Soba Noodle Bowl with Cucumber and Cabbage
Makes 2 servings

  • 1 Tbs reduced-sodium soy sauce
  • 1 Tbs seasoned rice vinegar
  • 1 Tbs fresh lemon juice
  • 1 tsp sesame or vegetable oil
  • 4 oz soba or udon noodles (3.10 ounces)
  • 1 cooked chicken breast, skinned and meat diced or shredded (6 oz. cooked)
  • 2 scallions, thinly sliced (green onions)
  • 1 cucumber, peeled, seeded,  or 1/2 English cucumber, thinly sliced
  • 1 cup coleslaw mix (cabbage, carrot, broccoli, cauliflower mix)

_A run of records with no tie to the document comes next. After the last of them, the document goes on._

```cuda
SCAN_DEV void butterfly_x_re(X2 &a, X2 &b, int wr)
{
	const int tr = (wr * (b.re >> 16) + 16384) >> 15;
	const int ti = (wr * (b.im >> 16) + 16384) >> 15;
	const int hr = a.re >> 1, hi = a.im >> 1;
	b.re = hr - tr * 65536;
	b.im = hi - ti * 65536;
	a.re = hr + tr * 65536;
	a.im = hi + ti * 65536;
}

SCAN_DEV void butterfly_x_im(X2 &a, X2 &b, int wi)
{
	const int tr = -((wi * (b.im >> 16) + 16384) >> 15);
	const int ti = (wi * (b.re >> 16) + 16384) >> 15;
	const int hr = a.re >> 1, hi = a.im >> 1;
	b.re = hr - tr * 65536;
	b.im = hi - ti * 65536;
	a.re = hr + tr * 65536;
	a.im = hi + ti * 65536;
}

template <bool PEAK>
SCAN_DEV void accumulate_power(unsigned long long &acc, int re, int im)
{
	const unsigned pw = (unsigned)(re * re) + (unsigned)(im * im);
	if constexpr (PEAK)
		acc = acc > pw ? acc : (unsigned long long)pw;
	else
		acc += pw;
}


template <int K>
SCAN_DEV int pos(int t, int r)
{
	constexpr int sh = 4 * K;
	return ((t >> sh) << (sh + 4)) | (r << sh) | (t & ((1 << sh) - 1));
}

SCAN_DEV int xch_idx(int p) { return p + (p >> 4); }

SCAN_DEV constexpr int brev4(int r)
{
	return ((r & 1) << 3) | ((r & 2) << 1) | ((r & 4) >> 1) | ((r & 8) >> 3);
}

SCAN_DEV int brev_bits(unsigned v, int bits)
{
	return bits <= 0 ? 0 : (int)(__brev(v) >> (32 - bits));
}

template <int K, int LE, class TW>
SCAN_DEV void run_pass(X2 (&x)[kPts], int t, const TW &tw, const c16 *packed = nullptr)
{
	constexpr int s0 = 4 * K;
	constexpr int ns = (LE - s0) < 4 ? (LE - s0) : 4;
#pragma unroll
	for (int b = 0; b < ns; ++b) {
#pragma unroll
		for (int r = 0; r < kPts; ++r) {
			if ((r & (1 << b)) == 0) {
				const int2 w = tw.template get<K>(s0 + b, pos<K>(t, r));
				const int g = r & ((1 << b) - 1);
				if (RSCAN_PACKED_B && K > 0 && b == 0 && packed)
					butterfly_x_packed_b(x[r], x[r | 1], packed[r | 1], w.x, w.y);
				else if (K == 0 && TW::kTrivial && g == 0)
					butterfly_x_re(x[r], x[r | (1 << b)], w.x);
				else if (K == 0 && TW::kTrivial && b > 0 && g == (1 << (b - 1)))
					butterfly_x_im(x[r], x[r | (1 << b)], w.y);
				else
					butterfly_x(x[r], x[r | (1 << b)], w.x, w.y);
			}
		}
	}
}

struct BlockBar {
	SCAN_DEV void sync() const { __syncthreads(); }
};
struct GroupBar {
	int id, count;
	SCAN_DEV void sync() const { named_bar_sync(id, count); }
};

template <int KA, int KB, bool LEAD, class BAR = BlockBar>
SCAN_DEV void exchange(X2 (&x)[kPts], c16 *xch, int tw_, int t, const BAR &bar = BAR())
{
	if (LEAD)
		bar.sync();
#pragma unroll
	for (int r = 0; r < kPts; ++r)
		xch[xch_idx(pos<KA>(tw_, r))] = x_pack(x[r]);
	bar.sync();
#pragma unroll
	for (int r = 0; r < kPts; ++r)
		x[r] = x_unpack(xch[xch_idx(pos<KB>(t, r))]);
}

template <int KA, int KB, class BAR>
SCAN_DEV void exchange_pk(X2 (&x)[kPts], c16 (&pk)[kPts], c16 *xch, int tw_, int t, const BAR &bar)
{
#pragma unroll
	for (int r = 0; r < kPts; ++r)
		xch[xch_idx(pos<KA>(tw_, r))] = x_pack(x[r]);
	bar.sync();
#pragma unroll
	for (int r = 0; r < kPts; ++r) {
		pk[r] = xch[xch_idx(pos<KB>(t, r))];
		if (!RSCAN_PACKED_B || (r & 1) == 0)
			x[r] = x_unpack(pk[r]);
	}
}

template <int L>
SCAN_DEV int front_thread_map(int t, int &t0)
{
	if constexpr (L == 12) {
		const int b = brev_bits((unsigned)(t & 31), 5), w = t >> 5;
		const int g = (b << 3) | ((((b >> 3) & 3) ^ (w & 3)) << 1) | (w >> 2);
		t0 = brev_bits((unsigned)g, 8);
		return g;
	} else {
		t0 = t;
		if constexpr (L >= 4)
			return brev_bits((unsigned)(t & ((1 << (L - 4)) - 1)), L - 4);
		return 0;
	}
}

template <int LE, class TW>
SCAN_DEV void engine_fft(X2 (&x)[kPts], c16 *xch, int t, const TW &tw)
{
	run_pass<0, LE>(x, t, tw);
	if constexpr (LE > 4) {
		exchange<0, 1, true>(x, xch, t, t);
		run_pass<1, LE>(x, t, tw);
	}
	if constexpr (LE > 8) {
		exchange<1, 2, true>(x, xch, t, t);
		run_pass<2, LE>(x, t, tw);
	}
}

template <int LE, class TW, class BAR = BlockBar>
SCAN_DEV void engine_fft_db(X2 (&x)[kPts], c16 *xch2, int &flip, int t, const TW &tw, const BAR &bar = BAR(), int t0 = -1)
{
	if (t0 < 0)
		t0 = t;
	run_pass<0, LE>(x, t0, tw);
	c16 pk[kPts];
	if constexpr (LE > 4) {
		exchange_pk<0, 1, BAR>(x, pk, xch2 + flip * kXchWords, t0, t, bar);
		flip ^= 1;
		run_pass<1, LE>(x, t, tw, pk);
	}
	if constexpr (LE > 8) {
		exchange_pk<1, 2, BAR>(x, pk, xch2 + flip * kXchWords, t, t, bar);
		flip ^= 1;
		run_pass<2, LE>(x, t, tw, pk);
	}
}

template <int LE>
SCAN_DEV int last_pos(int t, int r)
{
	return pos<(LE - 1) / 4>(t, r);
}


struct PassTw {
	int2 w[15];
};

struct SmallParams {
	const uint8_t *base;
	const long long *read_off;
	long long regular_stride;
	int entry_base;
	const int4 *segs;
	int n_segs;
	const int *hop_of;
	int n_entries;
	int stagger_ns;
	long long *avg;
	long long *samples;
	int samples_per_read;
	const int2 *tw;
	const int2 *twc;
	const uint16_t *win;
	const int *dc_ave;
	int l_len;
	int n_blocks;
	int blocks_padded;
	PassTw tw0;
};

template <int L>
struct SmallSmem {
	static constexpr int N = 1 << L;
	static constexpr int off_stage = 0;
	static constexpr int off_xch = 2 * kStageBytes;
	static constexpr int off_tw = off_xch + 2 * kXchWords * 4;
	static constexpr int tw_entries = N > 16 ? N - 16 : 1;
	static constexpr int off_win = (off_tw + tw_entries * 8 + 15) & ~15;
	static constexpr int off_red = (off_win + N * 2 + 15) & ~15;
	static constexpr int off_dck = off_red + 16 * 8;
	static constexpr int bytes = off_dck + 16;
};

template <int L>
struct TwSmall {
	static constexpr bool kTrivial = true;
	const int2 *tws;
	const PassTw *tw0;
	template <int K>
	SCAN_DEV int2 get(int s, int pa) const
	{
		const int m = pa & ((1 << s) - 1);
		if constexpr (K == 0)
			return tw0->w[(1 << s) - 1 + m];
		else
			return tws[(1 << s) - 16 + m];
	}
};

template <int L>
SCAN_DEV void load_tables(int2 *tws, uint16_t *wins, const int2 *twc, const uint16_t *win, int t, int stride)
{
	constexpr int N = 1 << L;
	if constexpr (N > 16) {
		for (int i = t; i < (N - 16) / 2; i += stride)
			cp_async16((uint8_t *)tws + 16 * i, (const uint8_t *)twc + 16 * i);
	}
	if constexpr (N >= 8) {
		for (int i = t; i < N / 8; i += stride)
			cp_async16((uint8_t *)wins + 16 * i, (const uint8_t *)win + 16 * i);
	} else {
		for (int i = t; i < N; i += stride)
			wins[i] = win[i];
	}
}

SCAN_DEV long long entry_offset(const SmallParams &prm, int e)
{
	return prm.read_off ? prm.read_off[e] : (long long)(e - prm.entry_base) * prm.regular_stride;
}

SCAN_DEV int dc_average(long long sum, int length)
{
	return (int)(int16_t)(sum / (long long)length);
}


SCAN_DEV void u8_read_dc(const uint8_t *st, int *red, int t, int &kI, int &kQ)
{
	unsigned sI = 0, sQ = 0;
#pragma unroll
	for (int i = 0; i < kStageBytes / (kThreads * 16); ++i) {
		const uint4 q = *(const uint4 *)(st + (i * kThreads + t) * 16);
		sI = __dp4a(q.x, 0x00010001u, sI);
		sQ = __dp4a(q.x, 0x01000100u, sQ);
		sI = __dp4a(q.y, 0x00010001u, sI);
		sQ = __dp4a(q.y, 0x01000100u, sQ);
		sI = __dp4a(q.z, 0x00010001u, sI);
		sQ = __dp4a(q.z, 0x01000100u, sQ);
		sI = __dp4a(q.w, 0x00010001u, sI);
		sQ = __dp4a(q.w, 0x01000100u, sQ);
	}
#pragma unroll
	for (int o = 16; o > 0; o >>= 1) {
		sI += __shfl_xor_sync(0xffffffffu, sI, o);
		sQ += __shfl_xor_sync(0xffffffffu, sQ, o);
	}
	if ((t & 31) == 0) {
		red[(t >> 5) * 2 + 0] = (int)sI;
		red[(t >> 5) * 2 + 1] = (int)sQ;
	}
	__syncthreads();
	int tI = 0, tQ = 0;
#pragma unroll
	for (int w = 0; w < kThreads / 32; ++w) {
		tI += red[w * 2];
		tQ += red[w * 2 + 1];
	}
	kI = 127 + (int)(int16_t)((tI - 127 * (kStageBytes / 2)) / kStageBytes);
	kQ = 127 + (int)(int16_t)((tQ - 127 * (kStageBytes / 2)) / (kStageBytes - 1));
}

template <int L>
SCAN_DEV void front_index(int r, int t, int trev, int blkbase, int &nblk, int &n)
{
	constexpr int N = 1 << L;
	if constexpr (L >= 4) {
		nblk = (brev4(r) << (L - 4)) + trev;
		n = blkbase + nblk;
	} else {
		nblk = brev_bits((unsigned)(r & (N - 1)), L);
		n = (t << 4) + (r & ~(N - 1)) + nblk;
	}
}


constexpr int kWinRegs = kPts / 2;

template <int L>
SCAN_DEV void load_window_regs(unsigned (&wreg)[kWinRegs], const uint16_t *wins, int t, int trev, int blkbase)
{
#pragma unroll
	for (int j = 0; j < kWinRegs; ++j) {
		int nblk0, nblk1, n;
		front_index<L>(2 * j, t, trev, blkbase, nblk0, n);
		front_index<L>(2 * j + 1, t, trev, blkbase, nblk1, n);
		wreg[j] = (unsigned)wins[nblk0] | ((unsigned)wins[nblk1] << 16);
	}
}

template <int L, bool WREG = false>
SCAN_DEV void front_u8(X2 (&x)[kPts], const uint8_t *st, int ws, int kI, int kQ, const uint16_t *wins, int t, int trev,
		       int blkbase, const unsigned *wreg = nullptr)
{
#pragma unroll
	for (int r = 0; r < kPts; ++r) {
		int nblk, n;
		front_index<L>(r, t, trev, blkbase, nblk, n);
		unsigned wx;
		if constexpr (WREG)
			wx = (r & 1) ? (wreg[r >> 1] & 0xFFFF0000u) : (wreg[r >> 1] << 16);
		else
			wx = (unsigned)wins[nblk] << 16;
		const unsigned raw = ((const uint16_t *)st)[ws * kWS + n];
#if RSCAN_FRONT_IDP
		x[r].re = (int)(__dp4a(raw, 0x00000001u, (unsigned)-kI) * wx);
		x[r].im = (int)(__dp4a(raw, 0x00000100u, (unsigned)-kQ) * wx);
#else
		x[r].re = (int)((unsigned)((int)(raw & 0xFFu) - kI) * wx);
		x[r].im = (int)((unsigned)((int)(raw >> 8) - kQ) * wx);
#endif
	}
}

template <int L, bool PEAK, class BAR = BlockBar>
SCAN_DEV void flush_bins(unsigned long long (&acc)[kPts], long long *out, unsigned long long *bins, int t,
			 const BAR &bar = BAR())
{
	constexpr int N = 1 << L;
	if constexpr (L == 12) {
#pragma unroll
		for (int r = 0; r < kPts; ++r) {
			const int bin = last_pos<L>(t, r) & (N - 1);
			if constexpr (PEAK)
				atomicMax(out + bin, (long long)acc[r]);
			else
				atomicAdd((unsigned long long *)(out + bin), acc[r]);
		}
	} else {
		bar.sync();
		for (int i = t; i < N; i += kThreads)
			bins[i] = 0ull;
		bar.sync();
#pragma unroll
		for (int r = 0; r < kPts; ++r) {
			const int bin = last_pos<L>(t, r) & (N - 1);
			if constexpr (PEAK)
				atomicMax(bins + bin, acc[r]);
			else
				atomicAdd(bins + bin, acc[r]);
		}
		bar.sync();
		for (int i = t; i < N; i += kThreads) {
			if constexpr (PEAK)
				atomicMax(out + i, (long long)bins[i]);
			else
				atomicAdd((unsigned long long *)(out + i), bins[i]);
		}
		bar.sync();
	}
}

template <int L, bool PEAK, bool IN16>
__global__ void __launch_bounds__(kThreads, 2)
scan_small_kernel(const SCAN_GRID_CONSTANT SmallParams prm)
{
	SCAN_DYN_SMEM(smem);
	typedef SmallSmem<L> SM;
	constexpr int N = 1 << L;
	uint8_t *stage = smem + SM::off_stage;
	c16 *xch = (c16 *)(smem + SM::off_xch);
	int2 *tws = (int2 *)(smem + SM::off_tw);
	uint16_t *wins = (uint16_t *)(smem + SM::off_win);
	int *red = (int *)(smem + SM::off_red);

	const int t = threadIdx.x;
	load_tables<L>(tws, wins, prm.twc, prm.win, t, kThreads);

	TwSmall<L> tw;
	tw.tws = tws;
	tw.tw0 = &prm.tw0;

	int blkbase = 0, t0;
	const int trev = front_thread_map<L>(t, t0);
	if constexpr (L >= 4)
		blkbase = (t >> (L - 4)) << L;

	int flip = 0;

	if constexpr (!IN16) {
		const long long total_ws = 2ll * prm.n_entries;
		long long ws_lo, ws_hi;
		if (total_ws >= 8ll * gridDim.x) {
			ws_lo = total_ws * blockIdx.x / gridDim.x;
			ws_hi = total_ws * (blockIdx.x + 1) / gridDim.x;
		} else {
			ws_lo = 2 * ((long long)prm.n_entries * blockIdx.x / gridDim.x);
			ws_hi = 2 * ((long long)prm.n_entries * (blockIdx.x + 1) / gridDim.x);
		}
		if (ws_lo >= ws_hi)
			return;
#ifndef SCAN_EMU
		if (prm.stagger_ns > 0 && blockIdx.x >= gridDim.x / 2)
			__nanosleep((unsigned)prm.stagger_ns);
#endif
		const int e_lo = (int)(ws_lo >> 1), e_hi = (int)((ws_hi + 1) >> 1);

		unsigned long long acc[kPts];
#pragma unroll
		for (int r = 0; r < kPts; ++r)
			acc[r] = 0ull;
		int hop = prm.hop_of[e_lo], hop_ws = 0;
		bool waited = false;

		{
			const uint8_t *src = prm.base + prm.read_off[e_lo];
#pragma unroll
			for (int i = 0; i < kStageBytes / (kThreads * 16); ++i)
				cp_async16(stage + (i * kThreads + t) * 16, src + (i * kThreads + t) * 16);
			cp_async_commit();
		}
		constexpr bool kWinRegsOn = RSCAN_WIN_REGS && L == 12;
		unsigned wreg[kWinRegs];
		if constexpr (kWinRegsOn) {
			cp_async_wait_all();
			__syncthreads();
			load_window_regs<L>(wreg, wins, t, trev, blkbase);
		}
		for (int e = e_lo; e < e_hi; ++e) {
			const int u = e - e_lo;
			cp_async_wait_all();
			__syncthreads();
			int next_hop = -1;
			if (e + 1 < e_hi) {
				const uint8_t *src = prm.base + prm.read_off[e + 1];
				uint8_t *dst = stage + ((u + 1) & 1) * kStageBytes;
#pragma unroll
				for (int i = 0; i < kStageBytes / (kThreads * 16); ++i)
					cp_async16(dst + (i * kThreads + t) * 16, src + (i * kThreads + t) * 16);
				cp_async_commit();
				next_hop = prm.hop_of[e + 1];
			}
			const uint8_t *st = stage + (u & 1) * kStageBytes;
			int kI, kQ;
			u8_read_dc(st, red, t, kI, kQ);

			const int ws0 = (2ll * e < ws_lo) ? 1 : 0, ws1 = (2ll * e + 2 > ws_hi) ? 1 : 2;
#pragma unroll 1
			for (int ws = ws0; ws < ws1; ++ws) {
				X2 x[kPts];
				front_u8<L, kWinRegsOn>(x, st, ws, kI, kQ, wins, t, trev, blkbase, wreg);
				engine_fft_db<L>(x, xch, flip, t, tw, BlockBar(), t0);
#pragma unroll
				for (int r = 0; r < kPts; ++r)
					accumulate_power<PEAK>(acc[r], x[r].re >> 16, x[r].im >> 16);
			}
			hop_ws += ws1 - ws0;

			if (next_hop != hop) {
				if (!waited)
					pdl_wait();
				waited = true;
				if (t == 0)
					atomicAdd((unsigned long long *)(prm.samples + hop),
						  (unsigned long long)((long long)hop_ws * (prm.samples_per_read / 2)));
				flush_bins<L, PEAK>(acc, prm.avg + ((long long)hop << L), (unsigned long long *)xch, t);
#pragma unroll
				for (int r = 0; r < kPts; ++r)
					acc[r] = 0ull;
				hop = next_hop;
				hop_ws = 0;
			}
		}
	} else {
	for (int seg = blockIdx.x; seg < prm.n_segs; seg += gridDim.x) {
		const int4 sg = prm.segs[seg];
		const int hop = sg.x, first = sg.y;
		const int seg_blocks = sg.z * prm.blocks_padded;
		const int units = (int)(((long long)seg_blocks * N + kWS - 1) / kWS);

		unsigned long long acc[kPts];
#pragma unroll
		for (int r = 0; r < kPts; ++r)
			acc[r] = 0ull;

		{
			const uint8_t *src = prm.base + entry_offset(prm, first);
#pragma unroll
			for (int i = 0; i < kStageBytes / (kThreads * 16); ++i)
				cp_async16(stage + (i * kThreads + t) * 16, src + (i * kThreads + t) * 16);
			cp_async_commit();
		}

		for (int u = 0; u < units; ++u) {
			cp_async_wait_all();
			__syncthreads();
			if (u + 1 < units) {
				const uint8_t *src = prm.base + entry_offset(prm, first) + (long long)(u + 1) * kStageBytes;
				uint8_t *dst = stage + ((u + 1) & 1) * kStageBytes;
#pragma unroll
				for (int i = 0; i < kStageBytes / (kThreads * 16); ++i)
					cp_async16(dst + (i * kThreads + t) * 16, src + (i * kThreads + t) * 16);
				cp_async_commit();
			}
			const uint8_t *st = stage + (u & 1) * kStageBytes;

			int limI = kWS, limQ = kWS, kI, kQ;
			if constexpr (L >= 4) {
				const int gb = u * (kWS / N) + (t >> (L - 4));
				const int rd = gb / prm.blocks_padded, bir = gb - rd * prm.blocks_padded;
				const bool live = gb < seg_blocks && bir < prm.n_blocks;
				const int e = first + (live ? rd : 0) - prm.entry_base;
				kI = __ldg(prm.dc_ave + 2 * e);
				kQ = __ldg(prm.dc_ave + 2 * e + 1);
				limI = live ? ((prm.l_len + 1) >> 1) - bir * N : 0;
				limQ = live ? (prm.l_len >> 1) - bir * N : 0;
			} else {
				kI = kQ = 0;
			}

			X2 x[kPts];
#pragma unroll
			for (int r = 0; r < kPts; ++r) {
				int nblk, n;
				front_index<L>(r, t, trev, blkbase, nblk, n);
				const int wv = wins[nblk];
				const c16 raw = ((const c16 *)st)[n];
				int re = c16_re(raw), im = c16_im(raw);
				if constexpr (L >= 4) {
					if (nblk < limI)
						re -= kI;
					if (nblk < limQ)
						im -= kQ;
				} else {
					const int gb = u * (kWS / N) + (n >> L);
// ... 1731 lines not shown
```

Before: 266,000.

## Add unit-window u8 front end, int2 exchange FFT for 4096 bins, faster DC reduce

Detects at setup when every window coefficient equals 256 and dispatches a specialized 4096-bin u8 kernel. That kernel skips the per-sample window multiply and builds the shifted sample with a single mad. The 4096-point path also gets a new exchange routine that stores full int2 values in shared memory with explicit barriers, replacing the double-buffered exchange, and the DC-estimate reduction now uses __reduce_add_sync with vectorized shared reads. The unit-window path only runs for the default or flat window, and the new exchange adds a barrier per window step.

```diff
diff --git a/rtlsdr_b200/csrc/scan_abi.cu b/rtlsdr_b200/csrc/scan_abi.cu
--- a/rtlsdr_b200/csrc/scan_abi.cu
+++ b/rtlsdr_b200/csrc/scan_abi.cu
@@ -75,6 +75,7 @@
 	int2 *d_twc = nullptr;
 	int2 *d_twb = nullptr;
 	uint16_t *d_win = nullptr;
+	bool win_unit = false;
 	double *d_db = nullptr;
 	double *d_iir = nullptr;
 	int *d_samples = nullptr;
@@ -413,10 +414,10 @@
 	return 0;
 }
 
-template <int L, bool PEAK, bool IN16>
+template <int L, bool PEAK, bool IN16, bool UNITW = false>
 int launch_small_t(rtlsdr_gpu_scan *h, const SmallParams &prm)
 {
-	auto kern = scan_small_kernel<L, PEAK, IN16>;
+	auto kern = scan_small_kernel<L, PEAK, IN16, UNITW>;
 	const int smem = SmallSmem<L>::bytes;
 	static bool attr_set[64] = { false };
 	if (h->cfg.device >= 64 || !attr_set[h->cfg.device]) {
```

  • (A few Enoki mushrooms, cause I have some on hand)

  1. In a small bowl, whisk soy sauce, vinegar, lemon juice, and oil until well blended.
  2. Cook noodles according to package directions. Drain and rinse under cold water until cool.
  3. In a large bowl, combine the noodles, chicken meat, scallions, cucumber, and coleslaw mix (and mushrooms). Toss with soy dressing.
Weight Watchers P+ = 9.  (As I made it) Including the noodles, and very filling.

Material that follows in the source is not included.